Wednesday 30 May 2012

Inclusive Education for All Special Needs Singaporeans


Inclusive Education for All Special Needs Singaporeans

There is a need for all Singaporeans to be educated, under a common core education to prepare for a knowledge-based economy, as well as having a common educational experience to build forging national identity and cohesion. (Ministry of Education website)

Some Singaporeans are not covered under the Compulsory Education Act. He (or she) could have been exempted from compulsory education, especially for children studying in some private primary schools (designated schools in MOE terms, such as San Yu Adventist School) and homeschools. Granted, these students also study for the Primary School Leaving Examination and go through the National Education test. They also fit into the aims and objectives of ‘a common education experience for national cohesion’ in their unique manner, and receive a ‘common core education’. So they also receive a uniquely Singaporean education.

Some Singaporeans, though, do not have the chance to get to national schools or even the designated schools. They are deemed to have physical and intellectual disabilities. Few national schools can cater for them, due to a lack of facilities. Perhaps most importantly, though, most Singaporeans with physical and intellectual disabilities could only receive an education in special schools that are not funded by the Ministry of Education. In other words, special education in Singapore is not under the purview of the Ministry of Education, the provider of education to 99% of all Singaporeans, from a parliamentary reply by the current Minister of Education Heng Swee Keat on March 8 2012.

Are we going to forge national identity together without the people with disabilities and special needs (PDSNs)?
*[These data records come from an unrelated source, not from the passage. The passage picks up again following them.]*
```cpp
struct WinStat {
    uint32_t wb = 0, pushed = 0, cnt = 0;
    __device__ __forceinline__ void push(uint32_t bit, uint32_t kmask, uint32_t k, int il)
    {
        wb = ((wb << 1) | bit) & kmask;
        ++pushed;
        if (pushed > k && int(__popc(wb)) >= il) ++cnt;
    }
    __device__ __forceinline__ void push_run(unsigned long long bits, uint32_t m, uint32_t kmask, uint32_t k, int il, uint32_t lane)
    {
        const unsigned long long upto = __brevll(bits << (63u - lane));
        const unsigned long long old = lane + 1u < 64u ? (unsigned long long)wb << (lane + 1u) : 0ull;
        const uint32_t win = uint32_t(old | upto) & kmask;
        const bool hit = lane < m && pushed + lane + 1u > k && int(__popc(win)) >= il;
        cnt += uint32_t(__popcll(__ballot(hit)));
        wb = uint32_t(__builtin_amdgcn_readlane(int(win), int(m - 1u)));
        pushed += m;
    }
    __device__ void blanks(uint32_t g, uint32_t kmask, uint32_t k, int il)
    {
        const uint32_t t = g < k ? g : k;
        for (uint32_t x = 0; x < t; ++x) push(0u, kmask, k, il);
        if (g > t) {
            const uint32_t rest = g - t;
            const uint32_t first_counted = pushed >= k ? 0u : k - pushed;
            pushed += rest;
            if (il <= 0 && rest > first_counted) cnt += rest - first_counted;
        }
    }
};

struct AlnOpsDev {
    uint8_t* buf;
    const uint64_t* end;
    uint32_t* len;
};

struct NoOpsDev {};
template <bool EMIT>
struct OpsOut {
    using Dev = NoOpsDev;
    __device__ __forceinline__ void begin(Dev, uint32_t, uint32_t) {}
    __device__ __forceinline__ void run(unsigned long long, uint32_t, uint32_t) {}
    __device__ __forceinline__ void step(uint8_t, uint32_t) {}
    __device__ __forceinline__ void fill(uint8_t, uint32_t, uint32_t) {}
    __device__ __forceinline__ void end(Dev, uint32_t, uint32_t) {}
    __device__ __forceinline__ void none(Dev, uint32_t) {}
};
template <>
struct OpsOut<true> {
    using Dev = AlnOpsDev;
    uint8_t* cur = nullptr;
    uint8_t* lo = nullptr;
    __device__ __forceinline__ void begin(const Dev& od, uint32_t pid, uint32_t room)
    {
        cur = od.buf + od.end[pid];
        lo = cur - room;
    }
    __device__ __forceinline__ void run(unsigned long long bits, uint32_t m, uint32_t lane)
    {
        if (lane < m && cur - 1 - lane >= lo) cur[-1 - int(lane)] = (bits >> lane) & 1ull ? uint8_t('=') : uint8_t('X');
        cur -= m;
    }
    __device__ __forceinline__ void step(uint8_t op, uint32_t lane)
    {
        if (lane == 0 && cur > lo) cur[-1] = op;
        cur -= 1;
    }
    __device__ __forceinline__ void fill(uint8_t op, uint32_t g, uint32_t lane)
    {
        const uint64_t room = uint64_t(cur > lo ? cur - lo : 0);
        for (uint32_t x = lane; x < g && x < room; x += 64) cur[-1 - int64_t(x)] = op;
// ... 685 lines not shown
    std::vector<uint32_t> rw(size_t(np) * V2_RESUME_WORDS);
    IOC_CHK(c, hipMemcpy(rw.data(), t.resume, rw.size() * 4, hipMemcpyDeviceToHost));
    std::vector<uint32_t> ids(n_pairs);
    for (uint32_t x = 0; x < n_pairs; ++x) ids[x] = order[first_pair + x];
    auto rec = [&](uint32_t pid, uint32_t w) { return rw[size_t(pid) * V2_RESUME_WORDS + w]; };
    auto cost = [&](uint32_t pid) { return (double(rec(pid, 8)) + double(rec(pid, 12))) * 256.0; };
    std::sort(ids.begin(), ids.end(), [&](uint32_t a, uint32_t b) { return cost(a) > cost(b); });
    double sum = 0;
    uint32_t parked = 0;
    for (uint32_t pid : ids) {
        sum += cost(pid);
        parked += rec(pid, 6) ? 1u : 0u;
    }
    fprintf(stderr, "[ioc] k_trace2: %u pairs, %u walks went on in the second launch (deadline %u blocks); mean %.3e cycles (s_memtime), slowest first:\n", n_pairs, parked,
            deadline, sum / n_pairs);
    auto line = [&](const char* tag, uint32_t pid) {
        const AlnPairDev& d = dp[pid];
        fprintf(stderr, "[ioc]   %s pair %u: %.3e + %.3e cycles, n %u m %u, blocks %u (%u on the diagonal) + %u (%u by helpers), tiles %u + %u, gap steps %u, windows %u\n", tag, pid,
                double(rec(pid, 8)) * 256.0, double(rec(pid, 12)) * 256.0, d.n, d.m, rec(pid, 9) & 0xFFFFu, rec(pid, 9) >> 16, rec(pid, 13) & 0xFFFFu, rec(pid, 13) >> 16,
                rec(pid, 10), rec(pid, 14), rec(pid, 11), rec(pid, 15));
    };
    {
        double pk_max = -1e9, un_min = 1e9, pk_sum = 0, un_sum = 0;
        uint32_t npk = 0, nun = 0;
        std::vector<double> pks, uns;
        for (uint32_t pid : ids) {
            const AlnPairDev& d = dp[pid];
            const double q = double(he[pid].x) / double(std::max(1u, std::min(d.n, d.m)));
            if (rec(pid, 6)) {
                pk_max = std::max(pk_max, q), pk_sum += q, ++npk;
                pks.push_back(q);
            } else {
                un_min = std::min(un_min, q), un_sum += q, ++nun;
                uns.push_back(q);
            }
        }
        std::sort(pks.begin(), pks.end());
        std::sort(uns.begin(), uns.end());
        auto qt = [](const std::vector<double>& v, double f) { return v.empty() ? 0.0 : v[std::min(v.size() - 1, size_t(f * double(v.size())))]; };
        fprintf(stderr, "[ioc]   forward score / shorter length: parked walks (%u) mean %.3f, 50 %% %.3f, 90 %% %.3f, 99 %% %.3f, max %.3f | others (%u) min %.3f, 1 %% %.3f, 10 %% %.3f, mean %.3f\n", npk,
                npk ? pk_sum / npk : 0.0, qt(pks, 0.5), qt(pks, 0.9), qt(pks, 0.99), pk_max, nun, un_min, qt(uns, 0.01), qt(uns, 0.1), nun ? un_sum / nun : 0.0);
    }
    for (uint32_t x = 0; x < std::min(n_pairs, 10u); ++x) line("", ids[x]);
    for (uint32_t qx : {n_pairs / 4u, n_pairs / 2u, 3u * n_pairs / 4u}) line("rank", ids[qx]);
    std::vector<uint32_t> sw(size_t(np) * V2_SPLIT_WORDS);
    IOC_CHK(c, hipMemcpy(sw.data(), t.split, sw.size() * 4, hipMemcpyDeviceToHost));
    for (uint32_t l = 0; l < 2u; ++l) {
        auto cyc = [&](uint32_t pid) { return double(rec(pid, l ? 12 : 8)) * 256.0; };
        auto spl = [&](uint32_t pid, uint32_t w) { return sw[size_t(pid) * V2_SPLIT_WORDS + l * (V2_SPLIT_WORDS / 2u) + w]; };
        std::vector<uint32_t> in;
        for (uint32_t pid : ids)
            if (rec(pid, l ? 12 : 8)) in.push_back(pid);
        std::sort(in.begin(), in.end(), [&](uint32_t a, uint32_t b) { return cyc(a) > cyc(b); });
        double tot[8] = {};
        for (uint32_t pid : in) {
            tot[0] += cyc(pid);
            for (uint32_t w = 0; w < 3u; ++w) tot[1 + w] += double(spl(pid, w)) * 256.0;
            tot[4] += double(spl(pid, 3) & 0xFFFFu);
            tot[5] += double(spl(pid, 4));
            tot[6] += double(spl(pid, 5));
            tot[7] += double(spl(pid, 6));
        }
        const double nn = double(std::max<size_t>(1, in.size()));
        fprintf(stderr, "[ioc] split of %s: %zu walks; mean %.3e cycles: blocks %.1f %%, tile recomputation %.1f %%, walk loop %.1f %%; %.1f cycles per tile step; "
                        "blocks of <= 64 columns: %.2f per walk, %.1f %% of the block steps recomputed by walkers\n",
                l ? "k_trace2_help" : "k_trace2", in.size(), tot[0] / nn, 100.0 * tot[1] / std::max(1.0, tot[0]), 100.0 * tot[2] / std::max(1.0, tot[0]),
                100.0 * tot[3] / std::max(1.0, tot[0]), tot[2] / std::max(1.0, tot[7]), tot[4] / nn, 100.0 * tot[6] / std::max(1.0, tot[5]));
        for (size_t x = 0; x < std::min<size_t>(in.size(), 10); ++x) {
            const uint32_t pid = in[x];
            const uint32_t nb = l ? rec(pid, 13) & 0xFFFFu : rec(pid, 9) & 0xFFFFu;
            fprintf(stderr, "[ioc]   split pair %u: %.3e cycles: blocks %.3e, tiles %.3e, walk %.3e; blocks %u (<= 64 columns %u, <= 64 rows %u), own block steps %u (%u in thin), tiles %u, tile steps %u\n",
                    pid, cyc(pid), double(spl(pid, 0)) * 256.0, double(spl(pid, 1)) * 256.0, double(spl(pid, 2)) * 256.0, nb, spl(pid, 3) & 0xFFFFu, spl(pid, 3) >> 16,
                    spl(pid, 4), spl(pid, 5), rec(pid, l ? 14 : 10), spl(pid, 6));
        }
    }
    return IOC_OK;
}

int align_v2_run(ioc_ctx* c, const std::vector<AlnPairDev>& dp, const uint32_t* order, uint32_t cnt, const uint32_t* d_order,
                 const AlnParams& P, int32_t* d_score, uint32_t* d_count, bool corridor, bool* fell_back, OpsRun* ops)
{
    *fell_back = false;
    if (cnt == 0) return IOC_OK;
    int r;
    const auto t_plan0 = std::chrono::steady_clock::now();
    V2Opts o{};
    o.n_cu = compute_units(c);
    uint64_t budget = 0;
    if ((r = ck_budget(c, &budget, ops ? ops->host->pile_bytes() : 0)) != IOC_OK) return r;
    o.guard = P16_GUARD;
    if (const char* e = getenv("IOC_ALIGN_V2_GUARD")) o.guard = std::max(1, std::min(P16_GUARD, atoi(e)));
    o.few_limit = 128;
    if (const char* e = getenv("IOC_ALIGN_V2_FEW")) o.few_limit = uint32_t(std::max(0, atoi(e)));
    if (hipOccupancyMaxActiveBlocksPerMultiprocessor(&o.occ, reinterpret_cast<const void*>(k_fwd2), 64 * V2_WAVES, 0) != hipSuccess) o.occ = 0;
    (void)hipGetLastError();
    if (o.occ < 1) o.occ = 3;

    V2Plan pl;
    pl.cnt = cnt;
    pl.np = uint32_t(dp.size());
    pl.ncouples = (cnt + 1u) / 2u;
    plan_couples(pl, dp, order, corridor_model(c, P, corridor), band_target(pl.ncouples, o.few_limit, o.occ, o.n_cu));
    std::vector<uint64_t> cops;
    if (ops) {
        cops.assign(pl.ncouples, 0);
        for (uint32_t x = 0; x < cnt; ++x) cops[x / 2u] += uint64_t(dp[order[x]].n) + dp[order[x]].m;
    }
    slice_couples(pl, budget, cops);
    std::vector<uint64_t> slice_ops(pl.slices.size(), 0);
    if (ops) {
        ops->end.assign(dp.size(), 0);
        uint64_t most = 0;
        for (size_t si = 0; si < pl.slices.size(); ++si) {
            const uint32_t x0 = 2u * pl.slices[si].first, x1 = std::min(cnt, 2u * (pl.slices[si].first + pl.slices[si].second));
            for (uint32_t x = x0; x < x1; ++x) ops->end[order[x]] = slice_ops[si] += uint64_t(dp[order[x]].n) + dp[order[x]].m;
            most = std::max(most, slice_ops[si]);
        }
        if ((r = ops_reserve(c, *ops, most, dp)) != IOC_OK) return r;
    }
    const auto t_res0 = std::chrono::steady_clock::now();
    IOC_TRY(ioc_reserve(c, c->a_ck, size_t(pl.arena_words) * 4));
    c->tm.align_arena_bytes = int64_t(pl.arena_words) * 4;
    c->tm.align_slices = int32_t(pl.slices.size());
    c->tm.align_version = 2;
    if (getenv("IOC_TRACE"))
        fprintf(stderr, "[ioc]   aligner v2: %u couples, checkpoint arena %.1f MB (%zu slice(s)) reserved in %.3f ms; corridor: %llu of %llu tiles skipped\n", pl.ncouples,
// ... 668 lines not shown
```
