+extern "C" int eav_bn_elu_pool_fwd_q(const float* in, const float* bn, float* out, float* q1, float* q2, int B, int CH,
+                                     int T, int P, float drop_p, uint64_t seed, const uint8_t* mask,
+                                     const uint64_t* seed_dev, void* stream) {
+  EAV_REQUIRE(q1 && q2, "eav_bn_elu_pool_fwd_q: bad arguments");
+  return pool_fwd_launch("eav_bn_elu_pool_fwd_q", in, bn, out, q1, q2, B, CH, T, P, drop_p, seed, mask, seed_dev, stream);
 }
 
 extern "C" int eav_bn_elu_pool_bwd_reduce(const float* dp, const float* u, const float* bn, float* part, int B,
diff --git a/eav_amd/csrc/head_optim.hip b/eav_amd/csrc/head_optim.hip
--- a/eav_amd/csrc/head_optim.hip
+++ b/eav_amd/csrc/head_optim.hip
@@ -83,12 +83,14 @@
   }
 }
 
+template <bool SIDE>
 __global__ __launch_bounds__(256) void dense_softmax_bwd_kernel(const float* __restrict__ dout,
                                                                 const float* __restrict__ probs,
                                                                 const float* __restrict__ in,
                                                                 const float* __restrict__ w, float* __restrict__ dw,
                                                                 float* __restrict__ dbias, float* __restrict__ din,
-                                                                int B, int NF, int NC) {
+                                                                int B, int NF, int NC, const float* __restrict__ q1,
+                                                                const float* __restrict__ q2, float* __restrict__ fs) {
   extern __shared__ float dl[];
   float* pw = dl + B * NC;
   for (int idx = threadIdx.x; idx < B * NC; idx += blockDim.x) {
@@ -116,10 +118,18 @@
     wv[j] = (live && j < NC) ? w[(int64_t)j * NF + i] : 0.f;
     acc[j] = 0.f;
   }
+  float sq[2] = {0.f, 0.f};
   for (int b0 = slice; b0 < B; b0 += 32) {
-    float v[8];
-#pragma unroll
-    for (int u = 0; u < 8; ++u) v[u] = (live && b0 + 4 * u < B) ? in[(int64_t)(b0 + 4 * u) * NF + i] : 0.f;
+    float v[8], qa[8], qb[8];
+#pragma unroll
+    for (int u = 0; u < 8; ++u) {
+      const bool ok = live && b0 + 4 * u < B;
+      v[u] = ok ? in[(int64_t)(b0 + 4 * u) * NF + i] : 0.f;
+      if constexpr (SIDE) {
+        qa[u] = ok ? q1[(int64_t)(b0 + 4 * u) * NF + i] : 0.f;
+        qb[u] = ok ? q2[(int64_t)(b0 + 4 * u) * NF + i] : 0.f;
+      }
+    }
 #pragma unroll
     for (int u = 0; u < 8; ++u) {
       const int b = b0 + 4 * u;
@@ -133,12 +143,29 @@
             d += wv[j] * g;
           }
         if (din && live) din[(int64_t)b * NF + i] = d;
+        if constexpr (SIDE) {
+          sq[0] += d * qa[u];
+          sq[1] += d * qb[u];
+        }
       }
     }
   }
 #pragma unroll
   for (int j = 0; j < NCMAX; ++j) pw[(slice * NCMAX + j) * 64 + f] = acc[j];
+  if constexpr (SIDE) {
+    float* ps = pw + 4 * NCMAX * 64;
+    ps[(slice * 2 + 0) * 64 + f] = sq[0];
+    ps[(slice * 2 + 1) * 64 + f] = sq[1];
+  }
   __syncthreads();
+  if constexpr (SIDE) {
+    const float* ps = pw + 4 * NCMAX * 64;
+    if (slice == 1 && live) {
+#pragma unroll
+      for (int k = 0; k < 2; ++k)
+        fs[(int64_t)k * NF + i] = (ps[k * 64 + f] + ps[(2 + k) * 64 + f]) + (ps[(4 + k) * 64 + f] + ps[(6 + k) * 64 + f]);
+    }
+  }
   if (slice == 0 && live) {
 #pragma unroll
     for (int j = 0; j < NCMAX; ++j)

Granted, they have a different core education to receive from the rest. This is why they are in their special schools in the first place. However, note at why these special schools are not under the compulsory education structure – because they do not fit under the government’s stated policies of a common core education for the knowledge-based economy.

I just want to know whether this affects society’s reactions towards them, as part of our society.

These special needs people are presumably native-born or born to native-born Singaporeans. Every year, perhaps about two, or three hundred of them, who are males, will receive the notification that they will be exempted from National Service (NS). Given the pro-NS culture and the lack of common educational experience with the mainstream society, is it really possible that these special needs Singaporeans are part of our society? Will they be seen as a group of people who have Singaporean citizenship, but are regarded as people whom we try our best to forget and be abandoned in a corner? Don’t they have their pink Identification Cards when they are older?

We need to send a strong message to all Singaporeans. We need to tell all of our people, all Singaporeans are uniquely Singaporean, with our common Singaporean experience. We are one whole nation united by our common destiny, for our land.

To bring the common experience, we do our best to make sure all Singaporeans are in the same governmental supervision for all students. The agency responsible for 99% of Singaporeans’ education is supervised by the Ministry of Education (MOE). It is only natural for the special needs community to ask the MOE to include the 1% of the students, current not under its purview due to them enrolling in special needs schools, to be under their purview. This can be done with input from the Ministry of Community, Youth and Sports, with their Community Chest funding.

The integration of special needs schools with MOE may not be smooth. Special needs students do not seem to have a common core with the rest of the students in mainstream settings, as they do not need to take the Primary School Leaving Examination. They do not seem to go to National Education trips. They also do not have the capacity to, intrinsically from their behaviors, to feel themselves being part of Singapore. This had been the reason why MOE had been reluctant to bring these people of uniquely different needs separate from the rest of the student population.

However, MOE should signal its students that some things are more important than just reading, writing and other skills for the economy. The perception of cohesion for all Singaporeans is one. Although the special needs students are not part of the mainstream society, they are, after all, part of our society. Under common management of all special needs education in Singapore, including the management of special schools, inclusive education, integrating special needs resources for students with special needs in a mainstream setting, could be more likely achieved for the Singapore education system.

This would bring success for students with special needs as a whole. From an UNICEF report on special education, inclusive education group was found to have “achieved significantly higher levels on a number of academic measures and equivalent scores on others without special needs.”  The children included in the mainstream classroom also had better attendance records than those who are not included in mainstream classrooms, from a study by Geoff Lindsay, done in 1997. This shows that inclusion is not only beneficial in terms of achieving higher academic results for all students in general, but also better for the societal outcomes, which is deemed to be more fair, and have more altruism throughout society.

In my opinion, Singapore is better off having a centralized management of education. I think the Government should extend provision of compulsory education to special needs students, as well as central management of all educational services, will bring benefits to Singapore in the long run. Compulsory education for all Singaporeans is the way forward for Singapore.